At the meeting, share how much comes in, and how much is going out, and then look for ways to balance the two. “We cannot change the rise in the cost of living, for example, but we can change the way we spend money,” says Hugo.
It’s important to acknowledge that having your income reduced is tough and a highly emotional time in anyone’s life. If that’s your situation, don’t make hasty decisions. Rather stop and breathe – and get some expert advice either before or during your family meeting. “It helps to speak to someone like a financial adviser to explore your options and get clarity about the financial situation you find yourself in, and how to move forward,” Hugo says.

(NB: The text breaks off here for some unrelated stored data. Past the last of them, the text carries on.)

 void launch_frame(rrt_raytracer* rt, uint32_t width, uint32_t height, uint32_t rank, uint32_t world, bool tiled, void* d_out, void* stream) {
     DeviceGuard guard(rt->device);
-    const FrameParams f = frame_params(rt, width, height, rank, world, tiled);
+    FrameParams f = frame_params(rt, width, height, rank, world, tiled);
+    f.coverage = coverage_words(rt, width, height, stream);
     tune_variant(rt, f, static_cast<uint32_t*>(d_out), stream);
     timed_launch(rt, stream, [&] { return launch_render(rt->scene, f, static_cast<uint32_t*>(d_out), stream, rt->walk); });
     record(rt, width, height, world == 1 ? 4 * traced_pixels(width, height) : 0, rt->walk);
@@ -288,6 +361,30 @@
     });
 }
 
+int rrt_raytracer_get_coverage(rrt_raytracer* rt, uint32_t width, uint32_t height, uint32_t* words, uint32_t capacity, uint32_t* n_words, uint32_t* flags) {
+    return guarded([&]() -> int {
+        check_frame(rt, width, height);
+        if (capacity && !words) throw Error{RRT_ERR_INVALID_ARG, "null words with a non-zero capacity"};
+        DeviceGuard guard(rt->device);
+        const uint32_t n = (4u * ((width + 7) / 8) * ((height + 7) / 8) + 31u) / 32u;
+        if (n_words) *n_words = n;
+        if (!rt->own_stream) rt->own_stream = (hipStream_t)setup_stream();
+        const CoverageMask* m = ensure_coverage(rt, width, height, rt->own_stream);
+        uint32_t fl = 0;
+        if (m) {
+            const uint32_t* d_mask = static_cast<const uint32_t*>(m->buf.mem.h);
+            uint32_t full = 0;
+            const uint32_t k = std::min(capacity, m->n_words);
+            if (k) HIP_TRY(hipMemcpyAsync(words, d_mask, sizeof(uint32_t) * (size_t)k, hipMemcpyDeviceToHost, rt->own_stream));
+            HIP_TRY(hipMemcpyAsync(&full, d_mask + m->n_words, sizeof full, hipMemcpyDeviceToHost, rt->own_stream));
+            HIP_TRY(hipStreamSynchronize(rt->own_stream));
+            fl = 1u | (full ? 2u : 0u);
+        }
+        if (flags) *flags = fl;
+        return RRT_OK;
+    });
+}
+
 int rrt_detile_device(rrt_raytracer* rt, uint32_t width, uint32_t height, uint32_t world, const void* d_gathered, void* d_fb, void* stream) {
     return guarded([&]() -> int {
         check_frame(rt, width, height);
@@ -337,6 +434,7 @@
         const size_t bytes = sizeof(uint32_t) * (size_t)width * height;
         uint32_t* d_fb = static_cast<uint32_t*>(rt->host_fb.at_least(bytes));
         FrameParams f = frame_params(rt, width, height, 0, 1, false);
+        f.coverage = coverage_words(rt, width, height, nullptr);
         tune_variant(rt, f, d_fb, nullptr);
         HIP_TRY(hipMemsetAsync(d_fb, 0, bytes, nullptr));
         std::memset(out_fb, 0, bytes);
diff --git a/rust-ray-tracer_amd/csrc/raytracer.cpp b/rust-ray-tracer_amd/csrc/raytracer.cpp
--- a/rust-ray-tracer_amd/csrc/raytracer.cpp
+++ b/rust-ray-tracer_amd/csrc/raytracer.cpp
@@ -87,6 +87,7 @@
                          + ((uint64_t)G.n_sup_records + n_cboxes + n_child_boxes + n_tboxes) * 32;
     rt->scene_bytes += bytes - rt->built_bytes;
     rt->built_bytes = bytes;
+    rt->scene_epoch++;
 }
 
 void check_lights(const rrt_light* lights, uint32_t n_lights) {
diff --git a/rust-ray-tracer_amd/csrc/render.hip b/rust-ray-tracer_amd/csrc/render.hip
--- a/rust-ray-tracer_amd/csrc/render.hip
+++ b/rust-ray-tracer_amd/csrc/render.hip
@@ -1272,19 +1272,27 @@
     const int32_t W = (int32_t)F.width, H = (int32_t)F.height;
     const bool in_fb = tile_ok && (int32_t)px < W && py >= F.row_begin && py < F.row_end;
     const bool traced = in_fb && (int32_t)px < 2 * (W / 2) && (int32_t)py >= H - 2 * (H / 2) + 1;
-    const int32_t x = (int32_t)px - W / 2;
-    const int32_t y = (H - H / 2) - (int32_t)py;
-    const double xd = (sub & 1u) ? ((double)x + 0.5) : (double)x;
-    const double yd = (sub & 2u) ? ((double)y + 0.5) : (double)y;
-    const double sa = xd * F.x_scale, sb = yd * F.y_scale, sc = F.z_value;
-    const V3 dir = mk((F.right[0] * sa + F.up[0] * sb) + F.forward[0] * sc,
-                      (F.right[1] * sa + F.up[1] * sb) + F.forward[1] * sc,
-                      (F.right[2] * sa + F.up[2] * sb) + F.forward[2] * sc);
+    bool covered = true;
+    if (F.coverage) {
+        const uint32_t bit = (2u * ty + (quad >> 1)) * (2u * F.tiles_x) + 2u * tx + (quad & 1u);
+        covered = ((((const RRT_CONSTANT uint32_t*)F.coverage)[bit >> 5] >> (bit & 31u)) & 1u) != 0u;
+    }
 #ifdef RRT_PROFILE
     Prof prof{}; prof.last = __builtin_amdgcn_s_memtime();
     const unsigned long long wave_rt0 = __builtin_amdgcn_s_memrealtime(); (void)wave_rt0;
 #endif
-    const uint32_t c = trace_colour<kWalk, kGroups, true>(PROF_ARG S, stk, traced, ld3(S.origin), dir);
+    uint32_t c = 0x00FFFFFFu;
+    if (covered) {
+        const int32_t x = (int32_t)px - W / 2;
+        const int32_t y = (H - H / 2) - (int32_t)py;
+        const double xd = (sub & 1u) ? ((double)x + 0.5) : (double)x;
+        const double yd = (sub & 2u) ? ((double)y + 0.5) : (double)y;
+        const double sa = xd * F.x_scale, sb = yd * F.y_scale, sc = F.z_value;
+        const V3 dir = mk((F.right[0] * sa + F.up[0] * sb) + F.forward[0] * sc,
+                          (F.right[1] * sa + F.up[1] * sb) + F.forward[1] * sc,
+                          (F.right[2] * sa + F.up[2] * sb) + F.forward[2] * sc);
+        c = trace_colour<kWalk, kGroups, true>(PROF_ARG S, stk, traced, ld3(S.origin), dir);
+    }
 #if defined(RRT_PROFILE) && defined(RRT_PROF_WAVETIME)
     {
         constexpr unsigned long long kRealtimeTicksPerUs = 100ull;
diff --git a/rust-ray-tracer_amd/csrc/scene_build.hip b/rust-ray-tracer_amd/csrc/scene_build.hip
--- a/rust-ray-tracer_amd/csrc/scene_build.hip
+++ b/rust-ray-tracer_amd/csrc/scene_build.hip
@@ -577,6 +577,63 @@
     if (suspect_of(v1, e1, e2, ox, oy, oz, pad, q)) suspect_append(attr[s].orig, q, count, out);
 }
 
+__global__ void __launch_bounds__(kBlock) k_coverage(const DevClusterBox* __restrict__ tboxes, uint32_t n_list_slots, CoverageView V, uint32_t* words, uint32_t* full) {
+    const uint32_t s = blockIdx.x * kBlock + threadIdx.x;
+    if (s >= n_list_slots) return;
+    const DevClusterBox B = tboxes[s];
+    if (B.h[0] < 0.0f || B.h[1] < 0.0f || B.h[2] < 0.0f) return;
+    if (B.h[0] >= FLT_MAX || B.h[1] >= FLT_MAX || B.h[2] >= FLT_MAX) { *full = 1u; return; }
+    constexpr double kEps8 = 8.0 * 0x1p-53;
+    double ea = 0, eb = 0, ew = 0;
+    for (int j = 0; j < 3; j++) {
+        const double P = fabs((double)B.c[j]) + (double)B.h[j] + fabs(V.eye[j]);
+        ea += fabs(V.inv[j]) * P; eb += fabs(V.inv[3 + j]) * P; ew += fabs(V.inv[6 + j]) * P;
+    }
+    ea *= kEps8; eb *= kEps8; ew *= kEps8 / fabs(V.z_value);
+    double wmin = INFINITY, wmax = -INFINITY, a[8], b[8], w[8];
+    for (int k = 0; k < 8; k++) {
+        const double p[3] = {((double)B.c[0] + ((k & 1) ? (double)B.h[0] : -(double)B.h[0])) - V.eye[0],
+                             ((double)B.c[1] + ((k & 2) ? (double)B.h[1] : -(double)B.h[1])) - V.eye[1],
+                             ((double)B.c[2] + ((k & 4) ? (double)B.h[2] : -(double)B.h[2])) - V.eye[2]};
+        a[k] = V.inv[0] * p[0] + V.inv[1] * p[1] + V.inv[2] * p[2];
+        b[k] = V.inv[3] * p[0] + V.inv[4] * p[1] + V.inv[5] * p[2];
+        w[k] = (V.inv[6] * p[0] + V.inv[7] * p[1] + V.inv[8] * p[2]) / V.z_value;
+        if (!isfinite(a[k]) || !isfinite(b[k]) || !isfinite(w[k])) { *full = 1u; return; }
+        wmin = fmin(wmin, w[k]); wmax = fmax(wmax, w[k]);
+    }
+    if (!isfinite(ea + eb + ew)) { *full = 1u; return; }
+    if (wmax < -ew) return;
+    if (!(wmin > 1024.0 * ew)) { *full = 1u; return; }
+    double x0 = INFINITY, x1 = -INFINITY, y0 = INFINITY, y1 = -INFINITY;
+    for (int k = 0; k < 8; k++) {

Maintaining your current lifestyle is going to be difficult if your income is reduced. Carefully explain to the family that to manage with limited financial resources will require funding everyone’s needs instead of their wants. That means all the little luxuries have to go until such time as you’re on a more solid financial footing, so make sure everyone understands what you will and won’t be able to afford.
Older children still living at home can also contribute financially to help meet the family’s financial goals. If more than one person in the household – or even the extended family – is earning, then providing for everyone’s needs shouldn’t fall to just one person.
Keep in mind that when you adjust your lifestyle, you shouldn’t make impulsive decisions around important expenses like insurance and medical aid. Hugo advises talking to your financial adviser before cancelling any of these kinds of cover – an unforeseen health emergency can cause a huge financial burden if you don’t have medical aid, for instance.
Asking the family for help and support will go a long way in meeting the new adjustments in financial and lifestyle goals. Once you are all agreed, it’s a good idea to introduce regular check-in meetings to ensure everyone is on track with the new decisions you have taken together.
Talk about finances before disaster strikes!
But talking about money isn’t just for the bad times. In good times, it’s also a powerful tool for families to learn to manage their finances.
“Families should not wait until disaster strikes to talk about their finances,” says Brenthurst Wealth Management financial advisor and planner, Tanita Conradie.
She says it’s important to start money conversations with children at an early age. As they get older, discuss with them the reasons for saving and investing, as well as the implications of having too much debt.
These conversations could help them to be more vigilant about their finances when they start their own careers and families, she says. People who grow up in households where finances are discussed tend to manage their money better.
Getting the family involved in financial decisions and planning is an efficient way of dealing with any financial crisis when it happens, and also helps with financial planning for the future. Make sure you set time aside for that family meeting today!